Input for this task:

———

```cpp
#ifndef FRLW_SCATTER_AHEAD
#define FRLW_SCATTER_AHEAD 4
#endif
#if defined(FRLW_WALK_PROF) || defined(FRLW_SCAT_PROF)
constexpr int kProfWgs = 131072;
__device__ unsigned long long g_walk_prof[kProfWgs * 9];
#define XPROF(i) do { const unsigned long long t_ = __builtin_amdgcn_s_memtime(); pd_[i] += t_ - tp_; tp_ = t_; } while (0)
#define XPROF_INIT() unsigned long long tp_ = __builtin_amdgcn_s_memtime(), pd_[9] = {0, 0, 0, 0, 0, 0, 0, 0, 0}
#define XPROF_END() do { if (threadIdx.x == 0 && blockIdx.x < kProfWgs) for (int i_ = 0; i_ < 9; ++i_) g_walk_prof[blockIdx.x * 9 + i_] += pd_[i_]; } while (0)
#endif
#ifdef FRLW_WALK_PROF
#define WPROF(i) XPROF(i)
#define WPROF_INIT() XPROF_INIT()
#define WPROF_END() XPROF_END()
#else
#define WPROF(i) do { } while (0)
#define WPROF_INIT() do { } while (0)
#define WPROF_END() do { } while (0)
#endif
#ifdef FRLW_SCAT_PROF
#define SPROF(i) XPROF(i)
#define SPROF_INIT() XPROF_INIT()
#define SPROF_END() XPROF_END()
#define SPROF_DRAIN() asm volatile("s_waitcnt vmcnt(0)" ::: "memory")
#else
#define SPROF(i) do { } while (0)
#define SPROF_INIT() do { } while (0)
#define SPROF_END() do { } while (0)
#define SPROF_DRAIN() do { } while (0)
#endif
template <bool HAS_MAP, bool EV = false, bool SIMPLE = false, int MAXB = kMaxBpw, int SAE = 0>
__global__ __launch_bounds__(kFT) __attribute__((amdgpu_waves_per_eu(MAXB > kMaxBpw ? 4 : 8, MAXB > kMaxBpw ? 4 : 8))) void kf_scatter_cm(FastGeom G, SeqTab S, uint32_t *dir, uint32_t *records, FastHeader *hdr, float *tlut_w,
                                                     uint32_t epoch)
{
    extern __shared__ uint32_t lds[];
    const int T = G.T;
    uint32_t *wcnt_all = lds;
    uint32_t *loff = wcnt_all + (size_t)kFW * T;
    uint32_t *stage = loff + ((T + 2) & ~1);
    __shared__ uint32_t wtot[kFW];
    __shared__ unsigned long long wg_seen;
    __shared__ int serr;
    constexpr bool LEAN = SIMPLE && !EV && !HAS_MAP && SAE == 0;
    const int tid = threadIdx.x, lane = tid & 63, wv = LEAN ? __builtin_amdgcn_readfirstlane(tid >> 6) : tid >> 6;
    SPROF_INIT();
    const int chunk = (int)chunk_of_block(blockIdx.x, gridDim.x);
    const int s = seq_of_chunk(S, chunk);
    uint32_t *wcnt = wcnt_all + (size_t)wv * T;
    for (int b = tid; b < kFW * T; b += kFT) wcnt_all[b] = 0;
    if (tid == 0) { wg_seen = 0ull; serr = 0; }
    if (blockIdx.x == 0 && epoch != 0u) {
        uint32_t *h32 = (uint32_t *)hdr;
        for (int i = tid; i < (int)(offsetof(FastHeader, epoch) / 4); i += kFT) h32[i] = 0u;
        if (tid == 0) {
            uint32_t *sw = (uint32_t *)((char *)hdr + kStallOffset);
            const uint32_t was = __hip_atomic_load(sw, __ATOMIC_RELAXED, __HIP_MEMORY_SCOPE_AGENT);
            if (was != 0u && was != epoch) atomicCAS(sw, was, 0u);
        }
        __threadfence();
        __syncthreads();
        if (tid == 0) __hip_atomic_store(&hdr->epoch, epoch, __ATOMIC_RELEASE, __HIP_MEMORY_SCOPE_AGENT);
    }

    const long long chunk_begin = S.ev0[s] + (long long)(chunk - S.chunk0[s]) * G.chunk_ev;
    const long long wave_begin = chunk_begin + (long long)wv * G.run;
    const long long left = S.ev0[s + 1] - wave_begin;
    const uint32_t nloc = left < (long long)G.run ? (uint32_t)(left < 0 ? 0 : left) : (uint32_t)G.run;
    const long long t0 = S.t0[s];
    constexpr int kAhead = MAXB > FRLW_SCATTER_AHEAD ? FRLW_SCATTER_AHEAD : MAXB;
    uint2 q[MAXB];
    const uint2 *src = G.data + wave_begin;
    const uint32_t last = nloc - 1u;
    if (nloc > 0) {
#pragma unroll
        for (int j = 0; j < kAhead; ++j) q[j] = src[min((uint32_t)(j * kWave + lane), last)];
    }
    int pre_err = 0;
    if (tlut_w) {
        const double den = EV ? (double)G.win : (double)G.win + 1e-8, rcp = G.rcp;
        bool bad = false;
        for (long long r = (long long)blockIdx.x * kFT + tid; r <= (long long)G.win; r += (long long)gridDim.x * kFT) {
            const float exact = (float)((double)r / den);
            bad |= (float)((double)r * rcp) != exact;
            tlut_w[r] = EV ? exact : exact - 1.0f;
        }
        if (bad) pre_err = ST_MULBAD;
    }
    asm volatile("s_waitcnt lgkmcnt(0)\n\ts_barrier" ::: "memory");
    SPROF(0);
    SPROF(1);
    constexpr bool FASTBLK = LEAN && MAXB > kMaxBpw;
    uint32_t where[MAXB], word[MAXB];
    unsigned long long wseen = 0ull;
    uint32_t wseen32 = 0u;
    int err = pre_err;
    const uint32_t t0lo = (uint32_t)t0;
    const uint32_t nfast = FASTBLK && G.m24 && G.n_windows <= 32 && t0lo <= ~G.span ? nloc >> 6 : 0u;
#pragma unroll
    for (int j = 0; j < MAXB; ++j) {
        where[j] = 0xffffffffu;
        word[j] = 0u;
        if (j + kAhead < MAXB) {
            if (nloc > 0 && j + kAhead < G.bpw)
                q[j + kAhead] = src[min((uint32_t)((j + kAhead) * kWave + lane), last)];
            asm volatile("" ::: "memory");
        }
        bool fast = false;
        uint32_t fx = 0u, fy = 0u, frel = 0u;
        if (FASTBLK && (uint32_t)j < nfast) {
            fx = q[j].y & 16383u; fy = (q[j].y >> 14) & 16383u; frel = q[j].x - t0lo;
            fast = (__builtin_amdgcn_ballot_w64(fx >= (uint32_t)G.W) | __builtin_amdgcn_ballot_w64(fy >= (uint32_t)G.H_full) |
                    __builtin_amdgcn_ballot_w64(frel >= G.span)) == 0ull;
        }
        if (fast) {
            uint32_t tile, w, z;
            simple_taf_fields_valid(G, fx, fy, (q[j].y >> 28) & 1u, frel, tile, w, z);
            const uint32_t r = atomicAdd(&wcnt[tile], 1u);
            wseen32 |= 1u << z;
            word[j] = w;
            where[j] = (tile << 16) | r;
        } else if (j < G.bpw) {
            const uint32_t i = (uint32_t)(j * kWave + lane);
            if (LEAN) {
                if (nloc > 0) {
                    int x = (int)(q[j].y & 16383u), y = (int)((q[j].y >> 14) & 16383u);
                    const uint32_t p = (q[j].y >> 28) & 1u;
                    const bool ib = !fast_alias(G, x, y);
                    uint32_t tile, w, z;
                    const bool sb = !simple_taf_fields<!FASTBLK>(G, x, y, p, q[j].x, t0lo, tile, w, z);
                    const bool live = i < nloc, ok = live && !ib && !sb;
                    if (live && !ok) err |= ib ? ST_INDEX : ST_SPAN;
                    uint32_t r = 0u;
                    if (ok) {
                        r = atomicAdd(&wcnt[tile], 1u);
                        wseen |= 1ull << z;
                    }
                    where[j] = ok ? (tile << 16) | r : 0xffffffffu;
                    word[j] = w;
                }
            } else if (i < nloc) {
                const FastEv o = fast_decode<HAS_MAP, EV, SIMPLE, SAE>(G, q[j], t0);
                err |= o.err;
                if (o.tile >= 0) {
                    const uint32_t r = atomicAdd(&wcnt[o.tile], 1u);
                    where[j] = ((uint32_t)o.tile << 16) | r;
                    word[j] = SAE ? ((uint32_t)(wave_begin - S.ev0[s] + (long long)i + 1) << kCellBits) | (o.word & (uint32_t)(kCells - 1)) : o.word;
                    wseen |= 1ull << o.window;
                }
            }
        }
    }
    wseen |= wseen32;
    if (err) atomicOr(&serr, err);
    SPROF(2);
    __syncthreads();
    SPROF(3);
    uint32_t mine = 0;
    uint32_t pv[kFW];
    {
        const int b = tid < T ? tid : 0;
#pragma unroll
        for (int w = 0; w < kFW; ++w) {
            pv[w] = mine;
            mine += wcnt_all[(size_t)w * T + b];
        }
        if (tid >= T) mine = 0u;
    }
    const uint32_t inc = wave_incl_scan(mine);
    if (lane == kWave - 1) wtot[wv] = inc;
    __syncthreads();
    uint32_t pre = 0, total = 0;
#pragma unroll
    for (int k = 0; k < kFW; ++k) { if (k < wv) pre += wtot[k]; total += wtot[k]; }
    const uint32_t my_off = pre + inc - mine;
    if (tid < T) {
#pragma unroll
        for (int w = 0; w < kFW; ++w) wcnt_all[(size_t)w * T + tid] = pv[w] + my_off;
        dir[(long long)tid * (long long)gridDim.x + chunk] = (mine << 16) | my_off;
    }
    __syncthreads();
    SPROF(4);
#pragma unroll
    for (int j = 0; j < MAXB; ++j) {
        if (j < G.bpw && where[j] != 0xffffffffu) {
            const uint32_t b = where[j] >> 16;
            stage[wcnt[b] + (where[j] & 0xffffu)] = word[j];
        }
    }
#pragma unroll
    for (int off = 32; off >= 1; off >>= 1) {
        const unsigned lo = __shfl_xor((unsigned)wseen, off), hi = __shfl_xor((unsigned)(wseen >> 32), off);
        wseen |= ((unsigned long long)hi << 32) | lo;
    }
    if (lane == 0 && wseen) atomicOr(&wg_seen, wseen);
    __syncthreads();
    SPROF(5);
    uint32_t *dst = records + (chunk_begin - S.ev0[0]);
    uint32_t q4 = 0u;
    if (((reinterpret_cast<uintptr_t>(dst) | reinterpret_cast<uintptr_t>(stage)) & 15u) == 0u) {
        q4 = total & ~3u;
        for (uint32_t qi = 4u * tid; qi < q4; qi += 4u * kFT) *reinterpret_cast<uint4 *>(dst + qi) = *reinterpret_cast<const uint4 *>(stage + qi);
    }
    for (uint32_t qi = q4 + tid; qi < total; qi += kFT) dst[qi] = stage[qi];
    SPROF(6);
    SPROF_DRAIN();
    SPROF(7);
    SPROF_END();
    if (tid == 0) {
        if (epoch != 0u) {
            uint32_t polls = 0u;
            while (__hip_atomic_load(&hdr->epoch, __ATOMIC_ACQUIRE, __HIP_MEMORY_SCOPE_AGENT) != epoch) {
                if (++polls > (1u << 22)) break;
                __builtin_amdgcn_s_sleep(2);
            }
            if (polls > (1u << 22)) {
                atomicExch((uint32_t *)((char *)hdr + kStallOffset), epoch);
                fold_sticky_status(hdr, ST_STALL);
                return;
            }
        }
        const unsigned long long m = wg_seen;
        const unsigned long long have = __hip_atomic_load(&hdr->wmask[s], __ATOMIC_RELAXED, __HIP_MEMORY_SCOPE_AGENT);
        if (m & ~have) atomicOr(&hdr->wmask[s], m);
        const int e = serr;
        if (e & ~ST_MULBAD) { atomicOr(&hdr->status, e & ~ST_MULBAD); fold_sticky_status(hdr, e & ~ST_MULBAD); }
        if (e & ST_MULBAD) hdr->mul_bad = 1u;
    }
}
}
```

### frlw-evd_amd/csrc/taf_split.h

```cpp
#pragma once
#include "taf_blocktab.h"
#include "taf_column.h"
#include "taf_partition.h"
#include <type_traits>
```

———

Problem details: Go through the entries and report every line with the string "volatile".

Exercise output:
#define SPROF_DRAIN() asm volatile("s_waitcnt vmcnt(0)" ::: "memory")
    asm volatile("s_waitcnt lgkmcnt(0)\n\ts_barrier" ::: "memory");
            asm volatile("" ::: "memory");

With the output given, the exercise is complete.